The data Block Start

# peterdavidfagan/mujoco_robot_environments

Measured on AMD Instinct MI355X. Metric: env steps/sec (whole node), RearrangementEnv batch=4096 at 1/2/4/8 MI355X, higher is better.
Workload: dtype f32

## Files before the change

mujoco_robot_environments_amd/csrc/mre_api.cpp:

```cpp
#include <hip/hip_runtime.h>
#include <chrono>

#include <cmath>
#include <cstdio>
#include <cstdlib>
#include <cstring>
#include <string>
#include <algorithm>
#include <vector>

#include "../../include/mre.h"
#include "mre_dev.h"
#include "mre_records.h"

using namespace mre;

extern "C" void mre_launch_step(const StepArgs* args, hipStream_t stream);
extern "C" void mre_launch_settle(const StepArgs* args, hipStream_t stream);
extern "C" void mre_launch_step_large(const StepArgs* args, hipStream_t stream);
extern "C" void mre_launch_step_newton(const StepArgs* args, hipStream_t stream);
extern "C" void mre_launch_settle_newton(const StepArgs* args, hipStream_t stream);
extern "C" void mre_launch_step_queue(const StepArgs* args, int nwaves, hipStream_t stream);
extern "C" void mre_launch_step_queue_newton(const StepArgs* args, int nwaves, hipStream_t stream);
extern "C" void mre_launch_step_queue_large(const StepArgs* args, int nwaves, hipStream_t stream);
// ... 87 lines not shown
  std::vector<uint8_t> h_large, h_rerun;
  int n_large = 0;
  long long* d_env_ids = nullptr;
  int *ps_attempts = nullptr, *ps_prop = nullptr, *ps_tick = nullptr, *ps_which = nullptr;
  double *ps_bounds = nullptr, *ps_pose = nullptr, *ps_zones = nullptr, *ps_pick = nullptr;
  int prop_geom0 = 12;
  int last_settle_max = 0;
  long long n_reruns = 0, n_promotions = 0, n_demotions = 0;
  struct Group {
    int lo = 0, n = 0;
    hipStream_t st = nullptr, st2 = nullptr;
    hipEvent_t ev_fork = nullptr, ev_join = nullptr;
    struct Out {
      StepArgs args;
      hipEvent_t ev_info = nullptr;
      int stage = 0;
    } out[4];
    int head = 0, nout = 0;
    int cur = 0;
    hipEvent_t p0 = nullptr, p1 = nullptr;
    int* h_order = nullptr;
    int* d_order = nullptr;
  };
  std::vector<Group> groups;
  int* h_grp_order = nullptr;
  int* d_grp_order = nullptr;
  Group qgroup;
  bool queue_ok = true;
  int queue_ticks = 200;
  int queue_waves = 0;
  int queue_shards = 16;
  int queue_lshards = 8;
  bool queue_test_serial = false;
  int queue_spare_large = 8;
  int queue_run_ticks = 100;
  int queue_min_ticks = 32;
  float tick_tail = 0.f;
  bool tick_tail_valid = false;
  float queue_tail_min = 1.45f;
  unsigned tail_samples = 0;
  std::vector<int> tail_scratch;
  int queue_large_waves_max = 0;
  int* h_qlist = nullptr;
  int* q_ws = nullptr;
  int* q_gen = nullptr;
  int* h_q_err = nullptr;
  int* h_qgrp_order = nullptr;
  long n_queue_launches = 0;
  long long n_handovers = 0;
  int queue_last_handovers = 0;
  static constexpr int RING = 4;
  int ring = 2;
  static constexpr int NSTAGE = RING + 1;
  static_assert(sizeof(Group::out) / sizeof(Group::Out) == RING, "Group::out is the ring");
  hipEvent_t ev_main = nullptr;
  float* seq_copy[RING + 1] = {nullptr, nullptr, nullptr, nullptr, nullptr};
  size_t seq_cap = 0;
  unsigned seq_calls = 0;
  double dbg_wait_s = 0, dbg_call_s = 0; long dbg_calls = 0;
  int calls_since_drain = 0, sync_streak = 0;
  bool broken = false;
};

static void launch_compact(const mre_env* e, const StepArgs& a, hipStream_t st, bool settle = false) {
  const bool newton = e->hM.solver == MRE_SOLVER_NEWTON;
  if (settle) { if (newton) mre_launch_settle_newton(&a, st); else mre_launch_settle(&a, st); }
  else { if (newton) mre_launch_step_newton(&a, st); else mre_launch_step(&a, st); }
}
static void launch_large(const mre_env* e, const StepArgs& a, hipStream_t st) {
  if (e->hM.solver == MRE_SOLVER_NEWTON) mre_launch_step_large_newton(&a, st); else mre_launch_step_large(&a, st);
}

static int profile_events(mre_env* e, hipEvent_t* e0, hipEvent_t* e1) {
  *e0 = *e1 = nullptr;
  if (!e->profiling) return MRE_OK;
  if (e->events_used == e->events.size()) {
    hipEvent_t x, y;
    HIPCHK(hipEventCreate(&x)); HIPCHK(hipEventCreate(&y));
    e->events.emplace_back(x, y);
  }
  *e0 = e->events[e->events_used].first; *e1 = e->events[e->events_used].second;
  e->events_used++;
  return MRE_OK;
}

static inline int compact_nrrow_max(const mre_env* e) {
  return e->hM.solver == MRE_SOLVER_NEWTON ? NRROW_MAX_COMPACT_NEWTON : NRROW_MAX_COMPACT_PGS;
}
static inline bool near_compact_caps(const mre_env* e, int hw_ncon, int hw_nefc, int hw_nrrow, int hw_npp) {
  return 8 * hw_ncon > 7 * NCON_MAX || 8 * hw_nefc > 7 * NEFC_MAX || 8 * hw_nrrow > 7 * compact_nrrow_max(e) || 8 * hw_npp > 7 * NPP_MAX;
}

static void sort_longest_first(const mre_env::Group& G, const int* info, int kmax, int* order_stage) {
  int count[258] = {0};
  auto bucket = [&](int i) {
    const int* li = info + 4 * (size_t)i;
    return (int)((long long)(li[0] < 0 ? 0 : (li[1] >> 16)) * 255 / kmax);
  };
  for (int i = G.lo; i < G.lo + G.n; i++) count[255 - bucket(i) + 1]++;
  for (int k = 1; k <= 256; k++) count[k] += count[k - 1];
  for (int i = G.lo; i < G.lo + G.n; i++) order_stage[G.lo + count[255 - bucket(i)]++] = i;
}
// ... 119 lines not shown
    if (rc) return rc;
  }
  return drain_group(e, e->qgroup, true);
}
#define DRAIN(e) do { int rc_ = drain(e, true); if (rc_) return rc_; } while (0)
#define DRAIN_PENDING(e) do { int rc_ = drain(e, false); if (rc_) return rc_; } while (0)

static void guard_args(mre_env* e, StepArgs& a) {
  a.large = e->d_large; a.launch_info = e->d_launch_info;
  a.sv_qpos = e->sv_qpos; a.sv_qvel = e->sv_qvel; a.sv_qacc_ws = e->sv_qacc_ws; a.sv_qfine = e->sv_qfine;
  a.sv_ctrl = e->sv_ctrl; a.sv_status = e->sv_status; a.sv_converged = e->sv_converged; a.sv_nstep = e->sv_nstep;
}

static int launch_group_enqueue(mre_env* e, mre_env::Group& G, const StepArgs& a_full, bool queue);
static int launch_group(mre_env* e, mre_env::Group& G, const StepArgs& a_full, bool queue = false) {
  const int keep = a_full.nsteps <= 50 ? e->ring - 1 : 0;
  while (G.nout > keep) {
    int rc = process_oldest(e, G);
    if (rc) return rc;
  }
  int rc = launch_group_enqueue(e, G, a_full, queue);
  if (rc) {
    (void)hipStreamSynchronize(G.st);
    (void)hipStreamSynchronize(G.st2);
    G.nout = 0; G.head = 0;
    (void)hipMemset(e->d_pending + G.lo, 0, (size_t)G.n);
    e->broken = true;
  }
  return rc;
}
static int launch_group_enqueue(mre_env* e, mre_env::Group& G, const StepArgs& a_full, bool queue) {
  int rc;
  StepArgs a = a_full;
  const size_t N = (size_t)e->N;
  if (G.nout == 0) {
    memcpy(e->h_large_stage + (size_t)G.cur * N + G.lo, e->h_large.data() + G.lo, (size_t)G.n);
    int kmax = 0;
    for (int i = G.lo; i < G.lo + G.n; i++) {
      const int* li = e->h_info_last + 4 * (size_t)i;
      if (li[0] >= 0 && (li[1] >> 16) > kmax) kmax = li[1] >> 16;
    }
    if (kmax > 0) sort_longest_first(G, e->h_info_last, kmax, G.h_order + (size_t)G.cur * N);
  }
  a.N = G.n; a.env_order = G.d_order + (size_t)G.cur * N + G.lo; a.seq_stride = e->N;
  rc = profile_events(e, &G.p0, &G.p1);
  if (rc) return rc;
  HIPCHK(hipStreamWaitEvent(G.st, e->ev_main, 0));
  if (G.p0) HIPCHK(hipEventRecord(G.p0, G.st));
  guard_args(e, a);
  a.pending = e->d_pending;
  const int slot = (G.head + G.nout) % mre_env::RING;
  a.large = e->d_large_stage + (size_t)G.cur * N;
  a.launch_info = e->d_launch_info + (size_t)slot * 4 * N;
  StepArgs ac = a;
  ac.want_large = 0;
  bool run_large = false;
  const uint8_t* const fl = e->h_large_stage + (size_t)G.cur * N;
  if (queue) {
    const int nt = a.nsteps / a.control_steps, S = e->queue_shards, cap = (G.n + S - 1) / S;
    const int SL = e->queue_lshards, capl = (G.n + SL - 1) / SL;
    constexpr int QS = QUEUE_SHARDS_MAX + QUEUE_LSHARDS_MAX;
    const size_t ctl = 2 * (size_t)QS * QUEUE_TICKS_MAX + 16;
    const size_t stride = (size_t)S * cap + (size_t)SL * capl;
    const size_t words = ctl + 4 * N + (size_t)nt * stride;
    ac.sv_qpos = nullptr;
    ac.q_head = e->q_ws; ac.q_tail = ac.q_head + QS * QUEUE_TICKS_MAX;
// ... 710 lines not shown
      e->queue_large_waves_max = 2 * prop.multiProcessorCount;
      if (const char* q = getenv("MRE_QUEUE_LSHARDS")) { const int v = atoi(q); if (v >= 1 && v <= QUEUE_LSHARDS_MAX) e->queue_lshards = v; }
      HIPCHK(hipMalloc(&e->q_ws, ((2 * (size_t)(QUEUE_SHARDS_MAX + QUEUE_LSHARDS_MAX) * QUEUE_TICKS_MAX + 16 + 4 * N +
                                   (size_t)QUEUE_TICKS_MAX * (2 * N + QUEUE_SHARDS_MAX + QUEUE_LSHARDS_MAX)) * 4 + 15) / 16 * 16));
      HIPCHK(hipMalloc(&e->q_gen, 64));
      HIPCHK(hipMemsetAsync(e->q_gen, 0, 64, e->stream));
      HIPCHK(hipHostMalloc((void**)&e->h_qlist, (size_t)(mre_env::RING + 1) * (N + 32) * 4, hipHostMallocDefault));
      HIPCHK(hipHostMalloc((void**)&e->h_q_err, 64, hipHostMallocMapped | hipHostMallocCoherent));
      *e->h_q_err = 0;
    }
    for (int g = 0; g < ng; g++) {
      auto& G = e->groups[g];
      G.h_order = e->h_grp_order; G.d_order = e->d_grp_order;
      G.lo = (int)((long long)num_envs * g / ng);
      G.n = (int)((long long)num_envs * (g + 1) / ng) - G.lo;
      int pr = 0;
      {
        int least = 0, greatest = 0;
        HIPCHK(hipDeviceGetStreamPriorityRange(&least, &greatest));
        const char* gp = getenv("MRE_GROUP_PRIORITY");
        if (!(gp && atoi(gp) == 0)) { pr = greatest + g; if (pr > least) pr = least; }
        if (const char* map = getenv("MRE_GROUP_PRIO_MAP")) {
          if ((int)strlen(map) > g && map[g] >= '0' && map[g] <= '9') { pr = greatest + (map[g] - '0'); if (pr > least) pr = least; }
        }
      }
      HIPCHK(hipStreamCreateWithPriority(&G.st, hipStreamNonBlocking, pr));
      HIPCHK(hipStreamCreateWithPriority(&G.st2, hipStreamNonBlocking, pr));
      HIPCHK(hipEventCreateWithFlags(&G.ev_fork, hipEventDisableTiming));
      HIPCHK(hipEventCreateWithFlags(&G.ev_join, hipEventDisableTiming));
      for (auto& o : G.out) HIPCHK(hipEventCreateWithFlags(&o.ev_info, hipEventDisableTiming));
    }
  }
  if (const char* fb = getenv("MRE_NO_FALLBACK")) e->fallback = atoi(fb) == 0;
  if (const char* fl = getenv("MRE_FORCE_LARGE")) {
    if (atoi(fl) != 0) {
      e->h_large.assign(N, 1); e->n_large = num_envs;
      HIPCHK(hipMemsetAsync(e->d_large, 1, N, e->stream));
    }
  }
  HIPCHK(hipMemsetAsync(e->status, 0, N * 4, e->stream)); HIPCHK(hipMemsetAsync(e->stats, 0, N * 16, e->stream));
  HIPCHK(hipMemsetAsync(e->grip_closed, 0, N, e->stream)); HIPCHK(hipMemsetAsync(e->osc_target, 0, N * 64, e->stream));
  HIPCHK(hipMemsetAsync(e->sites, 0, N * 64, e->stream));
  std::vector<int> np(N, NPROP);
  std::vector<float> ps(N * NPROP * 3, 0.0155f);
  HIPCHK(hipMemcpy(e->nprops, np.data(), N * 4, hipMemcpyHostToDevice));
  HIPCHK(hipMemcpy(e->prop_size, ps.data(), ps.size() * 4, hipMemcpyHostToDevice));
  e->osc = OscConfig{350.f, 20.f, 500.f, 100.f, 200.f, 30.f, {0.f, -0.785f, 0.f, -2.356f, 0.f, 1.571f, 0.785f},
                     5e-3f, 68e-3f, 0};
  HIPCHK(hipMalloc(&e->d_osc, sizeof(OscConfig)));
  HIPCHK(hipMemcpy(e->d_osc, &e->osc, sizeof(OscConfig), hipMemcpyHostToDevice));
  HIPCHK(hipStreamSynchronize(e->stream));
  int rc = mre_reset(e, nullptr);
  if (rc != MRE_OK) return rc;
  return mre_sync(e);
}

extern "C" int mre_create(const void* blob, size_t nbytes, int num_envs, int device_id, mre_env** out) {
  if (!blob || !out || num_envs <= 0) return fail(MRE_ERR_ARG, "mre_create: bad argument");
  *out = nullptr;
  mre_env* e = new mre_env();
  int rc = build_model(blob, nbytes, e->hM);
  if (rc != MRE_OK) { delete e; return rc; }
  if (const char* it = getenv("MRE_DEBUG_ITERS")) e->hM.iterations = atoi(it);
  e->prop_geom0 = -1;
  for (int g = 0; g < NG; g++) if (e->hM.geom_propid[g] == 0) e->prop_geom0 = g;
  if (e->prop_geom0 != PROP_GEOM0 || e->hM.geom_type[1] != 1 || e->hM.geom_body[1] != 0) {
// ... 1120 lines not shown
```

mujoco_robot_environments_amd/csrc/mre_dev.h:

```cpp
#pragma once
#include <stdint.h>

namespace mre {

constexpr int NB = 20;
constexpr int NRB = 16;
constexpr int GRIP_BODY0 = 8;
constexpr int NV = 39;
constexpr int NRV = 15;
constexpr int NQ = 43;
constexpr int NQP = 44;
constexpr int TRACE_W = 88;
constexpr int TRACE_QVEL = 48;
constexpr int NVP = 40;
constexpr int NU = 8;
constexpr int QFINE = 32;
constexpr int QFINE_ROW = 96;
constexpr int QFINE_CUBE_Q = 32;
constexpr int QFINE_CUBE_V = 60;
static_assert(QFINE_CUBE_Q + 7 * 4 == QFINE_CUBE_V && QFINE_CUBE_V + 6 * 4 <= QFINE_ROW, "qfine row layout");
constexpr int NPROP = 4;
constexpr int NG = 20;
constexpr int PROP_GEOM0 = 12;
constexpr int NPAIR = 128;
// ... 148 lines not shown
  float site_pos[NSITE][3], site_quat[NSITE][4];
  int eef_site, tcp_site;
  int eq_type[NEQ], eq_obj[NEQ][2];
  float eq_data[NEQ][8], eq_solref[NEQ][2], eq_solimp[NEQ][5];
  int ten_dof[2];
  float ten_coef[2];
  int act_dof[NU];
  float act_ctrlrange[NU][2], grip_gainprm, grip_biasprm[3], grip_forcerange[2];
  float act_gain[NU], act_bias[NU][3], act_forcerange[NU][2];
  int act_forcelimited[NU];
  float timestep, gravity[3], impratio, tolerance;
  int iterations;
  int solver;
  int cone;
  float home_qpos[7];
  float park_pos[NPROP][3];
  BodyRec body_rec[NB];
  DofRec dof_rec[NV];
  MEntryRec m_rec[NMR];
  RowRec row_rec[NROWREC];
  EqRec eq_rec[NEQ];
  SiteRec site_rec[NSITE];
  OptRec opt_rec;
};

struct OscConfig {
  float kp_pos, kd_pos, kp_ori, kd_ori, kp_null, kd_null;
  float null_q[7];
  float pos_thresh, ori_thresh;
  int pinv_always;
};

enum StepFlags : unsigned { F_NO_CONSTRAINTS = 1u, F_FREEZE_ROBOT = 2u, F_CONV_CONTINUE = 4u, F_CONV_OPEN = 8u,
                            F_OSC_EVAL = 16u, F_DETECT = 32u, F_SETTLE_EXIT = 64u };
enum CtrlMode : int { CTRL_HELD = 0, CTRL_SEQ = 1, CTRL_OSC = 2 };

struct StepArgs {
  const DevModel* M;
  int N;
  float* qpos;
  float* qvel;
  float* qacc_ws;
  float* qfine;
  float* ctrl;
  const float* ctrl_seq;
  int seq_stride;
  const int* nprops;
  const float* prop_size;
  int nsteps, control_steps, mode;
  unsigned flags;
  const OscConfig* osc;
  int osc_stride;
  const float* osc_target;
  const uint8_t* grip_closed;
  uint8_t* converged;
  float* sites;
  uint32_t* status;
  int* nstep;
  int* stats;
  float* trace;
  int trace_nenv, trace_max, trace_base;
  const uint8_t* env_mask;
  const int* env_order;
  float* geoms;
  float* contacts;
  int* settle_steps;
  int min_settle_steps;
// ... 87 lines not shown
```

mujoco_robot_environments_amd/csrc/mre_kernels.hip:

```cpp
#include <hip/hip_runtime.h>

#include "mre_dev.h"
#include "mre_math.h"
#include "mre_collide.h"

namespace mre {
using ModelP = MRE_MODEL_PTR(DevModel);
#if defined(MRE_PHASE_STAMPS) && MRE_PHASE_STAMPS >= 4
__shared__ unsigned long long dbg_acc[4];
#endif

struct OscSm {
  float J[6][7], M[7][7], MiJt[7][6], Li[6][6], Lam[6][6], V[6][6], Jbar[7][6];
  float ep[3], eo[3], F[6], LF[6], tn[7], Jbt[6], xd[6], w[6];
};

struct alignas(8) Blk {
  uint16_t row0;
  uint8_t type, nrows;
  uint8_t rslot;
  uint8_t pa, pb;
  uint8_t primary : 4;
  uint8_t bslot : 4;
};
// ... 36 lines not shown
  union { float scratch[64]; int iscr[64]; };
  float osc_tgt[16];
  int nprops;
  int ncon, nefc, nl, nrrow, npp, overflow, solver_iters;
  int finger_contact;
  uint8_t con_pair[NCON_MAX], con_rslot[NCON_MAX], con_bslot[NCON_MAX], con_b1[NCON_MAX], con_b2[NCON_MAX];
  uint16_t lim_info[NRV + 1];
  union {
    float JpA[3 * NCON_MAX][6];
    struct {
      float cinert[NB][10], crb[NRB][10], gP[NRB - GRIP_BODY0][6], gC[NRB - GRIP_BODY0][6];
      double gpose[NRB - GRIP_BODY0][7];
    };
  };
  float JpB[3 * NPP_MAX][6];
  union {
    float Jr[NRROW_MAX][NRV];
    struct {
      float cdof_dot[NV][6], cvel[NB][6], cfrc[NB][6];
      alignas(8) double gI[NRB - GRIP_BODY0][10];
      double gS[NRB - GRIP_BODY0][6];
    };
  };
#ifdef MRE_NEWTON
  float efc_R[NEFC_MAX], efc_aref[NEFC_MAX];
  float frc_r[NRROW_MAX];
  float con_fric[NCON_MAX];
  float hc[NCON_MAX][6];
  float Md[NRV][MD_LD];
  alignas(8) float W[NV * (NV + 1) / 2];
  uint8_t rstate[NEFC_MAX];
  uint8_t clist[NPROP][NCON_MAX];
  uint8_t ccount[NPROP], cpl_robot, cpl_cubes;
  alignas(8) uint16_t jdesc[NEFC_MAX][4];
  float zrow[24];
#else
  float Br[NRROW_MAX][NRV];
  alignas(16) float blkrec[MAXBLK][16];
  Blk blk[MAXBLK];
  uint8_t sched[MAXBLK][8];
#endif
  uint16_t hdr[NEFC_MAX];

  int nblk, nsched;
};
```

The data Block End

## Exercise details
Every line containing the word "hipStreamSynchronize" should be copied from the material.

## Result below
    (void)hipStreamSynchronize(G.st);
    (void)hipStreamSynchronize(G.st2);
  HIPCHK(hipStreamSynchronize(e->stream));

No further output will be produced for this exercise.